Step 1: Connect to Your Dataset

(A) If using CSV:

  • Click Home → Get Data → Text/CSV.

  • A file browser will open.

  • Navigate to your saved folder and select healthcare_patients_cleaned.csv.

  • Click Open.

(B) If using Excel:

  • Click Home → Get Data → Excel Workbook.

  • Browse and select healthcare_patients_cleaned.xlsx.

  • Click Open.


Step 2: Preview Your Dataset

  • Power BI opens a preview window.

  • You’ll see your dataset with columns like:
    Name, Age, Gender, Blood Type, Medical Condition, Date of Admission, Doctor, Hospital, Insurance Provider, Billing Amount, Room Number, Admission Type, Discharge Date.

👉 At this stage you have two options:

  • Load → Loads the dataset directly.

  • Transform Data → Opens Power Query Editor to clean and prepare data.

Choose "Transform Data".


Step 3: Open Power Query Editor

  • You’ll see your dataset in a table-like view.

  • On the right side, you’ll see Applied Steps (Power BI records every change).

  • On the top ribbon, you’ll see Transform and Add Column options.

👉 This is the main place to clean, shape, and enrich the dataset.


Step 4: Correct Column Data Types

⚡ This is very important for analysis.

  • Text Columns → Name, Gender, Blood Type, Medical Condition, Doctor, Hospital, Insurance Provider, Admission Type.

  • Whole Number → Age, Room Number.

  • Decimal Number → Billing Amount.

  • Date → Date of Admission, Discharge Date.

  • (Derived Columns – will add later) → LengthOfStay, BillingPerDay.


Step 5: Create New Columns (if required)

Sometimes raw data isn’t enough. In Power Query Editor, you can add calculated columns that make analysis easier.


(a) Create LengthOfStay (in days)

  • Select Add Column → Custom Column.

  • Enter formula:


Duration.Days([Discharge Date] - [Date of Admission])

  • Rename column → LengthOfStay.

  • Data Type → Whole Number.

  • (b) Create BillingPerDay

    • Again, go to Add Column → Custom Column.

    • Enter formula: 

  • [Billing Amount] / [LengthOfStay]  

  • Rename column → BillingPerDay.

  • Data Type → Decimal Number.

  • (c) Clean Name Column (Optional)

    Patient names have random capitalizations.

    • Select Name → Right-click → Transform → Capitalize Each Word.
      👉 Example: “DaNnY sMitH” → “Danny Smith”.

  • (d) Standardize Gender Column

    Sometimes Gender entries may vary (“Male”, “male”, “M”).

    • Select Gender → Right-click → Transform → Format → Capitalize Each Word.

    • Replace abbreviations if any (e.g., M → Male).

  • (e) Handle Missing/Incorrect Data

    • If any ####### still appears in date columns → recheck Data Type → Date.

    • Remove duplicates: Home → Remove Rows → Remove Duplicates.

    • Handle nulls: Transform → Replace Values (e.g., Missing Insurance → "Self-Pay").

  • Creating the Date Table 
  • Open Modeling → New table

    • In Power BI Desktop click Modeling (top) → New table.
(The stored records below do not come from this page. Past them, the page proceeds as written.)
# AnnaLew/pangenomix

Measured on AMD Instinct MI355X. Metric: proteins/sec clustered at 0.8 identity + pan/core iters/sec, 400-genome set, higher is better.
Workload: dtype i32

## Files before the change

pangenomix_amd/csrc/cluster.hip:

```cpp
#include <algorithm>
#include <chrono>
#include <cstdlib>
#include <cmath>
#include <type_traits>
#include <functional>
#include <condition_variable>
#include <mutex>
#include <thread>
#include <vector>

#include "cluster_layout.h"
#include "cluster_tables.h"
#include "pgx_internal.h"

namespace {

using namespace pgxc;

constexpr uint32_t kWindowMax = 65536;
constexpr int kDiscoveryRounds = 2;
constexpr uint32_t kBlockCap = 4096;
constexpr uint32_t kBlockCapMin = 64;

constexpr uint32_t kMaxLen = 1u << 22;
// ... 20 lines not shown
    uint32_t minc;
    int32_t best_sum, band_left, band_center, band_right;
    int32_t iden;
    uint32_t flags;
};

struct PairSel {
    const uint32_t *d_begin, *d_end;
    uint32_t cap;
    const uint32_t *list;
    uint32_t n_list;
    const uint8_t *only_a, *only_not_b;
    uint8_t *accepted_out;
    uint32_t b0;
    uint32_t skip_evaluated;
    uint32_t all_if_le;
};
__device__ __forceinline__ uint32_t sel_count(const PairSel &s) {
    if (s.list) return s.n_list;
    uint32_t e = *s.d_end;
    if (e > s.cap) e = s.cap;
    const uint32_t b = s.d_begin ? *s.d_begin : 0u;
    return e > b ? e - b : 0u;
}
__device__ __forceinline__ uint32_t sel_pair(const PairSel &s, uint32_t w) {
    return s.list ? s.list[w] : (s.d_begin ? *s.d_begin : 0u) + w;
}

struct DevSeqs {
    const uint8_t *res;
    const uint64_t *off;
    const uint32_t *len;
    const uint32_t *wcode;
    const uint16_t *wmult;
    const uint32_t *wcnt;
    const uint32_t *pk;
    const uint32_t *pk_off;
    uint32_t n_fwd;
    int32_t base;
    int32_t kd;
    int32_t nt;
    uint32_t mshift;
};
__device__ __forceinline__ uint32_t entry_rmask(const DevSeqs &S) { return (1u << S.mshift) - 1u; }
__device__ __forceinline__ uint32_t entry_fmax(const DevSeqs &S) { return 0xFFFFFFFFu >> S.mshift; }
__device__ __forceinline__ uint32_t real_of(const DevSeqs &S, uint32_t k) { return k >= S.n_fwd ? k - S.n_fwd : k; }

__constant__ int8_t kAa2Idx_dev[26] = {0, 2, 4, 3, 6, 13, 7, 8, 9, 20, 11, 10, 12,
                                       2, 20, 14, 5, 1, 15, 16, 20, 19, 17, 20, 18, 6};

__device__ __forceinline__ bool is_letter(uint8_t ch) {
    ch &= 0xDF;
    return ch >= 'A' && ch <= 'Z';
}

__global__ __launch_bounds__(256) void seq_len_kernel(const uint8_t *__restrict__ res,
                                                     const uint64_t *__restrict__ off, uint32_t n, uint64_t total,
                                                     uint32_t *__restrict__ len) {
    const uint32_t lane = threadIdx.x & 63u;
    const uint32_t i = blockIdx.x * 4u + (threadIdx.x >> 6);
    if (i >= n) return;
    const uint64_t b = off[i], e = off[i + 1];
    uint32_t c = 0;
    const uint64_t a0 = b & ~3ull;
    for (uint64_t a = a0 + 4ull * lane; a < e; a += 256) {
        uint32_t word = 0;
        if (a + 4 <= total) word = *reinterpret_cast<const uint32_t *>(res + a);
        else for (uint64_t p = a; p < total; ++p) word |= (uint32_t)res[p] << (8 * (p - a));
#pragma unroll
        for (int t = 0; t < 4; ++t) {
            const uint64_t p = a + t;
            c += (p >= b && p < e) && is_letter((uint8_t)(word >> (8 * t)));
        }
    }
    for (int d = 32; d > 0; d >>= 1) c += __shfl_xor(c, d);
    if (lane == 0) len[i] = c;
}

__global__ __launch_bounds__(256) void encode_gather_kernel(const uint8_t *__restrict__ in,
                                                           const uint64_t *__restrict__ in_off,
                                                           const uint32_t *__restrict__ order,
                                                           const uint64_t *__restrict__ out_off,
                                                           uint8_t *__restrict__ out, uint32_t n, int nt) {
    const uint32_t lane = threadIdx.x & 63u;
    const uint32_t k = blockIdx.x * 4u + (threadIdx.x >> 6);
    if (k >= n) return;
    const uint32_t src = order[k];
    const uint64_t b = in_off[src], e = in_off[src + 1];
    uint64_t w = out_off[k];
    for (uint64_t q0 = b; q0 < e; q0 += 256) {
        uint8_t chs[4];
#pragma unroll
        for (int j = 0; j < 4; ++j) { const uint64_t p = q0 + 64u * j + lane; chs[j] = p < e ? in[p] : (uint8_t)0; }
#pragma unroll
        for (int j = 0; j < 4; ++j) {
            const uint8_t ch = chs[j];
            const bool ok = is_letter(ch);
            const unsigned long long m = __ballot(ok);
            if (ok) {
                const uint8_t up = ch & 0xDF;
                const uint8_t idx = nt ? (uint8_t)(up == 'A' ? 0 : up == 'C' ? 1 : up == 'G' ? 2 : (up == 'T' || up == 'U') ? 3 : 4)
                                       : (uint8_t)kAa2Idx_dev[up - 'A'];
                out[w + __popcll(m & ((1ull << lane) - 1ull))] = idx;
            }
            w += __popcll(m);
        }
// ... 279 lines not shown
            if (cur == key) break;
            if (cur == kSentinel) {
                const uint32_t was = atomicCAS(&hk[slot], kSentinel, key);
                if (was == kSentinel || was == key) break;
            }
            slot = (slot + 1u) & (SLOTS - 1u);
        }
        atomicAdd(&hc[slot], 1u);
    }
    __syncthreads();
    constexpr uint32_t C = SLOTS / THREADS;
    const uint32_t beg = tid * C;
    uint32_t mine = 0;
    for (uint32_t i = beg; i < beg + C; ++i) mine += hk[i] != kSentinel;
    uint32_t total;
    uint32_t idx = block_excl_scan<THREADS>(mine, part, &total);
    if (tid == 0) wcnt[k] = total;
    for (uint32_t i = beg; i < beg + C; ++i)
        if (hk[i] != kSentinel) { wcode[o + idx] = hk[i]; wmult[o + idx] = (uint16_t)hc[i]; ++idx; }
}
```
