__host__ __device__ inline SmemLayout smem_layout(const TcPlan& p, bool split) {
    SmemLayout s;
    const int kx = p.kpe > p.kaux ? p.kpe : p.kaux;
    const int fixed = p.L * kTileM * 2 * (split ? 2 : 1) + kx * kTileM * 2 + ((p.f32_floats * 4 + 15) / 16) * 16 + 2048 + 256;
    int st = (kSmemMax - fixed) / ring_stage_bytes(split);
    if (st > kMaxStages) st = kMaxStages;
    s.stages = st;
    s.ring = 0;
    s.h = s.ring + st * ring_stage_bytes(split);
    s.xa = s.h + p.L * kTileM * 2 * (split ? 2 : 1);
    s.f32 = s.xa + kx * kTileM * 2;
    s.sigp = s.f32 + ((p.f32_floats * 4 + 15) / 16) * 16;
    s.bars = s.sigp + 2048;
    s.total = s.bars + 256;
    return s;
}

template <bool kSplit>
__global__ void __launch_bounds__(kThreads, 1) tc_mlp_kernel(const TcArgs A) {
    constexpr int kSlabCols = ring_slab_cols(kSplit);
    constexpr int kStageBytes = ring_stage_bytes(kSplit);
    extern __shared__ __align__(1024) unsigned char smem[];
    const TcPlan& P = A.plan;
    const SmemLayout SL = smem_layout(P, kSplit);
    const int kStages = SL.stages;
// ... 799 lines not shown
    }
    if ((rc = pack(P.g[gi++], Pk + m->lay.rgb_w, nd.rgb_dim, nd.rgb_in, 0, 0, Pk + m->lay.rgb_b, nd.rgb_dim))) return rc;
    mn_pack_push(ctx, PackOp{Pk + m->lay.sigma_w, f32 + P.sigma_w_off, nullptr, (long long)nd.L, PK_TC_F32, {nd.L, 0, 0, 0, 0, 0, 0}});
    mn_pack_push(ctx, PackOp{Pk + m->lay.sigma_b, f32 + P.sigma_w_off + nd.L, nullptr, 4, PK_TC_F32, {1, 0, 0, 0, 0, 0, 0}});
    m->tc_ready = 1;

    TcPlan D;
    m->train_tc_ok = 0;
    if (!wide && build_dgrad_plan(nd, &D)) {
        if (!m->tc_dgrad) {
            MN_CUDA(ctx, cudaMalloc(&m->tc_dgrad, (size_t)D.sub_bytes * m->d.n_sub));
            MN_CUDA(ctx, cudaMemsetAsync(m->tc_dgrad, 0, (size_t)D.sub_bytes * m->d.n_sub, st));
            m->tc_dgrad_sub_bytes = (size_t)D.sub_bytes;
        }
        unsigned char* db = (unsigned char*)m->tc_dgrad + (size_t)sub * D.sub_bytes;
        const float* Q = m->packed_bwd + (size_t)sub * m->blay.total;
        auto packd = [&](const TcGemm& g, const float* wd, int ld) -> int {
            mn_pack_push(ctx, PackOp{wd, db + g.w_off, nullptr, (long long)g.n * g.k[0], PK_DGRAD, {ld, g.n, g.k[0], 0, 0, 0, 0}});
            return MN_OK;
        };
        int di = 0;
        if ((rc = packd(D.g[di++], Q + m->blay.dira_f, nd.L))) return rc;
        if ((rc = packd(D.g[di++], Q + m->blay.final_w, nd.L))) return rc;
        for (int l = nd.layers - 1; l >= 1; --l)
            if ((rc = packd(D.g[di++], Q + m->blay.w[l], nd.L))) return rc;
        float* df32 = reinterpret_cast<float*>(db + D.f32_off);
        mn_pack_push(ctx, PackOp{Pk + m->lay.sigma_w, df32, nullptr, (long long)nd.L, PK_TC_F32, {nd.L, 0, 0, 0, 0, 0, 0}});
        mn_pack_push(ctx, PackOp{Pk + m->lay.rgb_w, df32 + nd.L, nullptr, (long long)3 * (nd.L / 2), PK_RGBW, {nd.L / 2, 3, 0, 0, 0, 0, 0}});
        m->train_tc_ok = 1;
    }
    return MN_OK;
}

int mn_mlp_tc_launch(mn_ctx* ctx, mn_model* m, const MlpArgs& a, int64_t n_tiles128, int precision, void* ws, size_t ws_bytes,
                     cudaStream_t st) {
    TcArgs A{};
    if (!build_plan(a.nd, &A.plan) || !m->tc_ready)
        return mn_fail(ctx, MN_ERR_UNSUPPORTED,
                       "tensor-core MLP path covers layer_dim 64..256 (multiple of 64) or 512 and rgb_dim <= 32; "
                       "use precision 'fp32' for this model");
    if (a.nd.L > 256 && precision == MN_PREC_TC_F16X3)
        return mn_fail(ctx, MN_ERR_UNSUPPORTED,
                       "precision 'tc_f16x3' covers layer_dim <= 256; use 'tc_f16' or 'fp32' for the 512-wide network");
    if (n_tiles128 <= 0) return MN_OK;
    TcPlan& P = A.plan;
    const int split = precision == MN_PREC_TC_F16X3 ? 1 : 0;
    P.sub_bytes = (int)m->tc_sub_bytes;
    A.m = a;
    A.wpack = (const unsigned char*)m->tc_packed;
    A.split = split;
    static int desc_swap = -1;
    if (desc_swap < 0) {
        const char* e = getenv("MN_TC_TRACE");
        desc_swap = e ? atoi(e) : 0;
    }
    A.desc_swap = desc_swap;
    A.n_tiles_cap = n_tiles128;
    const size_t need = mn_mlp_tc_workspace(m, n_tiles128, precision);
    if (ws_bytes < need || !ws) return mn_fail(ctx, MN_ERR_WORKSPACE, "mn_mlp_tc_launch: workspace too small");
    uintptr_t wp = ((uintptr_t)ws + 1023) / 1024 * 1024;
    __half* ximg = reinterpret_cast<__half*>(wp);
    A.ximg = ximg;
    A.x_plane_halves = (int64_t)n_tiles128 * (P.kpe + P.kaux) * kTileM;

    static int use_pp = -1;
    if (use_pp < 0) {
// ... 41 lines not shown
            const unsigned ncl = (unsigned)(groups < ctx->sm_count / 2 ? groups : ctx->sm_count / 2);
            cudaLaunchConfig_t cfg{};
            cfg.gridDim = dim3(2 * ncl);
            cfg.blockDim = dim3(kThreads);
            cfg.dynamicSmemBytes = (size_t)WL.total;
            cfg.stream = st;
            cudaLaunchAttribute at[1];
            at[0].id = cudaLaunchAttributeClusterDimension;
            at[0].val.clusterDim.x = 2;
            at[0].val.clusterDim.y = 1;
            at[0].val.clusterDim.z = 1;
            cfg.attrs = at;
            cfg.numAttrs = 1;
            MN_CUDA(ctx, cudaLaunchKernelEx(&cfg, tc_mlp_wide_kernel<2>, A));
        } else {
            MN_CUDA(ctx, cudaFuncSetAttribute(tc_mlp_wide_kernel<1>, cudaFuncAttributeMaxDynamicSharedMemorySize, WL.total));
            const unsigned grid_w = (unsigned)(n_tiles128 < ctx->sm_count ? n_tiles128 : ctx->sm_count);
            tc_mlp_wide_kernel<1><<<grid_w, kThreads, WL.total, st>>>(A);
        }
        mn_prof_end(ctx, st);
        MN_LAUNCH_CHECK(ctx);
        return MN_OK;
    }
    const SmemLayout SL = smem_layout(P, split != 0);
    const int total = SL.total;
    if (total > kSmemMax || SL.stages < 2) return mn_fail(ctx, MN_ERR_UNSUPPORTED, "tensor-core MLP: shared-memory budget exceeded");
    const unsigned grid = (unsigned)(n_tiles128 < ctx->sm_count ? n_tiles128 : ctx->sm_count);
    if (split) {
        MN_CUDA(ctx, cudaFuncSetAttribute(tc_mlp_kernel<true>, cudaFuncAttributeMaxDynamicSharedMemorySize, total));
        mn_prof_begin(ctx, st);
        tc_mlp_kernel<true><<<grid, kThreads, total, st>>>(A);
    } else {
        if (run_tp) {
            const unsigned grid_tp = (unsigned)((n_tiles128 + 1) / 2 < ctx->sm_count ? (n_tiles128 + 1) / 2 : ctx->sm_count);
            MN_CUDA(ctx, cudaFuncSetAttribute(tc_mlp_tp_kernel, cudaFuncAttributeMaxDynamicSharedMemorySize, TL.total));
            mn_prof_begin(ctx, st);
            tc_mlp_tp_kernel<<<grid_tp, kTPThreads, TL.total, st>>>(A);
        } else if (run_pp) {
            const unsigned grid_pp = (unsigned)((n_tiles128 + 1) / 2 < ctx->sm_count ? (n_tiles128 + 1) / 2 : ctx->sm_count);
            MN_CUDA(ctx, cudaFuncSetAttribute(tc_mlp_pp_kernel<PP_INFER>, cudaFuncAttributeMaxDynamicSharedMemorySize, PL.total));
            mn_prof_begin(ctx, st);
            tc_mlp_pp_kernel<PP_INFER><<<grid_pp, kPPThreads, PL.total, st>>>(A);
        } else {
            MN_CUDA(ctx, cudaFuncSetAttribute(tc_mlp_kernel<false>, cudaFuncAttributeMaxDynamicSharedMemorySize, total));
            mn_prof_begin(ctx, st);
            tc_mlp_kernel<false><<<grid, kThreads, total, st>>>(A);
        }
    }
    mn_prof_end(ctx, st);
    MN_LAUNCH_CHECK(ctx);
    return MN_OK;
}

size_t mn_train_tc_x_tile_bytes(const mn_model* m) {
    TcPlan P;
    return build_plan(m->nd, &P) ? (size_t)P.x_tile_bytes : 0;
}
size_t mn_train_tc_act_tile_bytes(const mn_model* m) {
    const NetDims& nd = m->nd;
    return (size_t)(nd.layers + 1) * nd.L * kTileM * 2 + (size_t)(nd.L / 2) * kTileM * 2;
}
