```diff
+                for (int kk = 0; kk < 4; ++kk) mma2_ts(tDq, tA + 32 + kk * 8, b2 + bq + kk * 2, idesc_q, 1u);
+              }
+              __syncwarp();
+              if (s > 0) {
+                if (h == 0 && c == 0) {
+                  c_x = clock64();
+                  mbar_wait(&bar_hi, hi_phase);
+                  c_act += clock64() - c_x;
+                  hi_phase ^= 1;
+                  tc_fence_after();
+                }
+                if (elect_one_sync()) {
+#pragma unroll
+                  for (int kk = 0; kk < 4; ++kk) mma2_ts(tDq, tA + 64 + kk * 8, b3 + bq + kk * 2, idesc_q, 1u);
+#pragma unroll
+                  for (int kk = 0; kk < 4; ++kk) mma2_ts(tDq, tA + 96 + kk * 8, b4 + bq + kk * 2, idesc_q, 1u);
+                }
+                __syncwarp();
+              }
+              if (elect_one_sync()) {
+                if (c == 1) umma_commit_2cta(&bar_gempty[j % kG], 3);
+                umma_commit_2cta(&bar_acc[c], 3);
+                if (h == 1 && c == 1) umma_commit_2cta(&bar_fin, 3);
               }
               __syncwarp();
             }
diff --git a/mvip_nerf_b200/csrc/mlp_pack.cu b/mvip_nerf_b200/csrc/mlp_pack.cu
--- a/mvip_nerf_b200/csrc/mlp_pack.cu
+++ b/mvip_nerf_b200/csrc/mlp_pack.cu
@@ -51,7 +51,8 @@
     }
     uint32_t n = (in_chunk >> 10) * 8 + ((in_chunk >> 7) & 7);
     uint32_t g = ((in_chunk >> 4) & 7) ^ (n & 7);
-    const float* src = pp.p[s.param] + s.base + (size_t)n * s.stride_n;
+    const uint32_t nf = byte < kFwdBytes ? n : (n & ~0x60u) | ((n & 0x20u) << 1) | ((n & 0x40u) >> 1);
+    const float* src = pp.p[s.param] + s.base + (size_t)nf * s.stride_n;
     float v[8];
 #pragma unroll
     for (int e = 0; e < 8; ++e) {
```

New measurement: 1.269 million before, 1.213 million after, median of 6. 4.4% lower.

    • Paste this robust DAX to create the Date table

    • This version guards against missing dates by using sensible fallbacks. 

    DAX: 
    Date = 
    VAR MinDateRaw = MINX(ALL('Healthcare'), 'Healthcare'[Date of Admission])
    VAR MaxDateRaw = MAXX(ALL('Healthcare'), 'Healthcare'[Discharge Date])
    VAR StartDate = COALESCE(MinDateRaw, DATE(2020,1,1))    -- fallback if no admission dates
    VAR EndDate   = COALESCE(MaxDateRaw, TODAY())           -- fallback to today if no discharge
    RETURN
    ADDCOLUMNS(
      CALENDAR(StartDate, EndDate),
      "Year", YEAR([Date]),
      "MonthNumber", MONTH([Date]),
      "MonthName", FORMAT([Date], "MMMM"),
      "MonthYear", FORMAT([Date], "MMM yyyy"),
      "Quarter", "Q" & FORMAT([Date], "Q"),
      "WeekOfYear", WEEKNUM([Date], 2),
      "Day", DAY([Date]),
      "DayOfWeekNumber", WEEKDAY([Date], 2),
      "DayOfWeek", FORMAT([Date], "dddd"),
      "IsWeekend", IF(WEEKDAY([Date],2) >= 6, TRUE(), FALSE())
    )

  • Verify the new table

    • Go to Data view and open the Date table.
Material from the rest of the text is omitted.